Nachdem der Sohn einer Künstlerfamilie bei seinem Vater Michele die Kunst der Malerei und Freskenmalerei erlernt hat, wendet sich Alberti zunächst dem Kupferstich zu, zuerst als Radierung, später mit dem Grabstichel. Sein Stil ist beeinflusst von Agostino Carracci und vor allem von Cornelis Cort, bei dem er vermutlich zusammen mit Carracci in Rom gelernt hat. Die meisten seiner über 200 bekannten Kupferstiche entstehen zwischen 1568 und 1612 nach Vorbildern wie Michelangelo und Raffael, einige auch nach eigenen Motiven. Letztere sind vor allem Reproduktionen antiker Skulpturen, aber auch Szenen aus dem Alten und Neuen Testamentes sowie mythologische und allegorische Darstellungen. Cherubino Alberti signiert oft mit dem Kürzel CAB (Cherubinus Albertus Burgensis). Seine Arbeiten zeichnen sich durch ihre Präzision und Eleganz aus und weisen ein fein nuanciertes Hell-Dunkel auf.

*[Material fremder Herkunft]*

template <class P>
__global__ __launch_bounds__(GEMM_THREADS * KGroupsOf<P>::value) void gemm_kernel(const P p) {
    ISDQN_EMPTY_KERNEL_RETURN
    using T = GemmTraits<P>;
    constexpr int KG = T::KG;
    using GA = typename T::GA;
    using GB = typename T::GB;
    constexpr int MT = T::MT, NT = T::NT, PASSES = T::PASSES;
    extern __shared__ __attribute__((aligned(16))) char smem_raw[];
    __bf16* smem = reinterpret_cast<__bf16*>(smem_raw);

    typename P::Tile tile;
    if (!p.tile((int)blockIdx.x, tile)) return;

    const int kg = KG > 1 ? (int)threadIdx.x / GEMM_THREADS : 0;
    const int tid = (int)threadIdx.x - kg * GEMM_THREADS;
    const int lane = tid & 63;
    const int wave = tid >> 6;
    const int wm = wave / P::WN, wn = wave % P::WN;
    const int wave_m = wm * (MT * 16), wave_n = wn * (NT * 16);

    typename P::ACtx actx[GA::PER_THREAD];
    typename P::BCtx bctx[GB::PER_THREAD];
    int a_lds[GA::PER_THREAD], a_var[GA::PER_THREAD];
    int b_lds[GB::PER_THREAD], b_var[GB::PER_THREAD];
    bool a_on[GA::PER_THREAD], b_on[GB::PER_THREAD];
#pragma unroll
    for (int i = 0; i < GA::PER_THREAD; ++i) {
        int c = tid + i * GEMM_THREADS;
        a_on[i] = c < GA::CHUNKS;
        if (!a_on[i]) c = 0;
        if constexpr (!P::A_TR) {
            int r = stash_row(c), kc = c & 3;
            actx[i] = p.a_ctx(tile, tile.m0 + r);
            a_var[i] = kc * 8;
            a_lds[i] = r * GA::PITCH + kc * 8;
        } else {
            int kk = c / (T::BM / 8), rc = c % (T::BM / 8);
            actx[i] = p.a_ctx(tile, tile.m0 + rc * 8);
            a_var[i] = kk;
            a_lds[i] = tr_row(kk) * GA::PITCH + rc * 8;
        }
    }
#pragma unroll
    for (int i = 0; i < GB::PER_THREAD; ++i) {
        int c = tid + i * GEMM_THREADS;
        b_on[i] = c < GB::CHUNKS;
        if (!b_on[i]) c = 0;
        if constexpr (!P::B_TR) {
            int r = stash_row(c), kc = c & 3;
            bctx[i] = p.b_ctx(tile, tile.n0 + r);
            b_var[i] = kc * 8;
            b_lds[i] = r * GB::PITCH + kc * 8;
        } else {
            int kk = c / (T::BN / 8), rc = c % (T::BN / 8);
            bctx[i] = p.b_ctx(tile, tile.n0 + rc * 8);
            b_var[i] = kk;
            b_lds[i] = tr_row(kk) * GB::PITCH + rc * 8;
        }
    }

    float sa[GA::PER_THREAD][8], sb[GB::PER_THREAD][8];

    auto fetch = [&](int k) {
#pragma unroll
        for (int i = 0; i < GA::PER_THREAD; ++i)
            if (GA::CHUNKS % GEMM_THREADS == 0 || a_on[i]) p.load_a(tile, actx[i], k + a_var[i], sa[i]);
#pragma unroll
        for (int i = 0; i < GB::PER_THREAD; ++i)
            if (GB::CHUNKS % GEMM_THREADS == 0 || b_on[i]) p.load_b(tile, bctx[i], k + b_var[i], sb[i]);
    };
    auto stash = [&](int stage) {
        __bf16* base = smem + (kg * 2 + stage) * T::STAGE_ELEMS;
        __bf16* a_hi = base;
        __bf16* a_lo = base + GA::ELEMS;
        __bf16* b_hi = base + T::A_PLANES * GA::ELEMS;
        __bf16* b_lo = b_hi + GB::ELEMS;
#pragma unroll
        for (int i = 0; i < GA::PER_THREAD; ++i) {
            if (GA::CHUNKS % GEMM_THREADS != 0 && !a_on[i]) continue;
            bf16x8 hi, lo;
            if constexpr (PASSES >= 2) {
                chunk_planes<AS8Of<P>::value>(sa[i], hi, lo);
                *reinterpret_cast<bf16x8*>(a_lo + a_lds[i]) = lo;
            } else {
                chunk_hi<AS8Of<P>::value>(sa[i], hi);
            }
            *reinterpret_cast<bf16x8*>(a_hi + a_lds[i]) = hi;
        }
#pragma unroll
        for (int i = 0; i < GB::PER_THREAD; ++i) {
            if (GB::CHUNKS % GEMM_THREADS != 0 && !b_on[i]) continue;
            bf16x8 hi, lo;
            if constexpr (PASSES >= 3) {
                chunk_planes<BS8Of<P>::value>(sb[i], hi, lo);
                *reinterpret_cast<bf16x8*>(b_lo + b_lds[i]) = lo;
            } else {
                chunk_hi<BS8Of<P>::value>(sb[i], hi);
            }
            *reinterpret_cast<bf16x8*>(b_hi + b_lds[i]) = hi;
        }
    };

    f32x4 acc[MT][NT];
#pragma unroll
    for (int mt = 0; mt < MT; ++mt)
#pragma unroll
        for (int nt = 0; nt < NT; ++nt) mfma_init(acc[mt][nt]);

    auto compute = [&](int stage) {
        const __bf16* base = smem + (kg * 2 + stage) * T::STAGE_ELEMS;
        const __bf16* a_hi = base;
        const __bf16* a_lo = base + GA::ELEMS;
        const __bf16* b_hi = base + T::A_PLANES * GA::ELEMS;
        const __bf16* b_lo = b_hi + GB::ELEMS;
        bf16x8 fa_hi[MT], fa_lo[MT];
#pragma unroll
        for (int mt = 0; mt < MT; ++mt) {
            fa_hi[mt] = read_frag<P::A_TR, GA::PITCH>(a_hi, wave_m + mt * 16, lane);
            if constexpr (PASSES >= 2) fa_lo[mt] = read_frag<P::A_TR, GA::PITCH>(a_lo, wave_m + mt * 16, lane);
        }
#pragma unroll
        for (int nt = 0; nt < NT; ++nt) {
            bf16x8 fb_hi = read_frag<P::B_TR, GB::PITCH>(b_hi, wave_n + nt * 16, lane);
            bf16x8 fb_lo;
            if constexpr (PASSES >= 3) fb_lo = read_frag<P::B_TR, GB::PITCH>(b_lo, wave_n + nt * 16, lane);
#pragma unroll
            for (int mt = 0; mt < MT; ++mt) {
                if constexpr (PASSES >= 3)
                    mfma_acc(acc[mt][nt], fa_hi[mt], fb_lo);
                if constexpr (PASSES >= 2)
                    mfma_acc(acc[mt][nt], fa_lo[mt], fb_hi);
                mfma_acc(acc[mt][nt], fa_hi[mt], fb_hi);
            }
        }
    };

    const int nsteps = ((tile.k1 - tile.k0 + GEMM_BK - 1) / GEMM_BK + KG - 1) / KG;
    if (nsteps > 0) {
        fetch(tile.k0 + kg * GEMM_BK);
        stash(0);
        __syncthreads();
        for (int s = 0; s < nsteps; ++s) {
            const bool more = s + 1 < nsteps;
            if (more) fetch(tile.k0 + ((s + 1) * KG + kg) * GEMM_BK);
            compute(s & 1);
            if (more) stash((s + 1) & 1);
            __syncthreads();
        }
    }
    if constexpr (KG > 1) {
        static_assert(KG == 2 && MT == 2, "one row tile per K group");
        float* red = reinterpret_cast<float*>(smem_raw + P::EPI_LDS_BYTES);
#pragma unroll
        for (int nt = 0; nt < NT; ++nt)
#pragma unroll
            for (int r = 0; r < 4; ++r) {
                const float give = kg == 0 ? acc[1][nt][r] : acc[0][nt][r];
                red[(((kg * 4 + wave) * NT + nt) * 4 + r) * 64 + lane] = give;
            }
        __syncthreads();
        f32x4 mine[1][NT];
#pragma unroll
        for (int nt = 0; nt < NT; ++nt)
#pragma unroll
            for (int r = 0; r < 4; ++r) {
                const float got = red[((((1 - kg) * 4 + wave) * NT + nt) * 4 + r) * 64 + lane];
                mine[0][nt][r] = (kg == 0 ? acc[0][nt][r] : acc[1][nt][r]) + got;
            }
        p.epilogue(tile, mine, tile.m0 + wave_m + kg * 16, tile.n0 + wave_n, lane, smem_raw);
    } else {
        p.epilogue(tile, acc, tile.m0 + wave_m, tile.n0 + wave_n, lane, smem_raw);
    }
}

In den 1580er Jahren wendet sich Cherubino Alberti wieder schwerpunktmäßig der Freskenmalerei zu. Seine früheren Arbeiten, die oft zusammen mit dem Vater und den zwei Brüdern Alessandro und Giovanni ausgeführt werden, sind heute teilweise nicht mehr bekannt oder nur aus Verträgen nachweisbar. Am bekanntesten sind seine Gewölbe- und Wandfresken der Sala Clementina im Vatikan, die er 1598 nach dreijähriger Arbeit mit seinem Bruder Giovanni vollendet hat. Thema sind die "Storie della vita di S. Clemente I Papa". Während der Ausführung dieser Fresken wird Cherubino Alberti 1598 wegen Mordes in Abwesenheit zum Tode verurteilt, erhält jedoch einen päpstlichen Schutzbrief über sechs Monate, um seine Arbeit fortsetzen zu können. Später wird ihm völlige Straffreiheit gewährt. Am Ende seines Lebens widmet sich Cherubino Alberti der Konstruktion von Kriegsgeräten und scheint nicht mehr künstlerisch tätig gewesen zu sein.
Von 1611 bis 1614 ist Alberti Leiter der Accademia di San Luca in Rom, einer Künstlervereinigung, bei deren Gründung 1593 er aktiv mitgewirkt hat.
Cherubino Alberti stirbt, wohl schwer krank, am 18. Oktober 1615 in Rom und wird im Familiengrab in der Chiesa di Santa Maria del Popolo in Rom beigesetzt. Schon zu Lebzeiten wird Alberti vom Papst in die Nobili Romani aufgenommen und mit dem Titel eines Ritters der Lilie und des goldenen Sporns geehrt. Außerdem erhält er das Recht, das Goldgitter des Wappens von Papst Aldobrandini in das eigene Familienwappen aufzunehmen.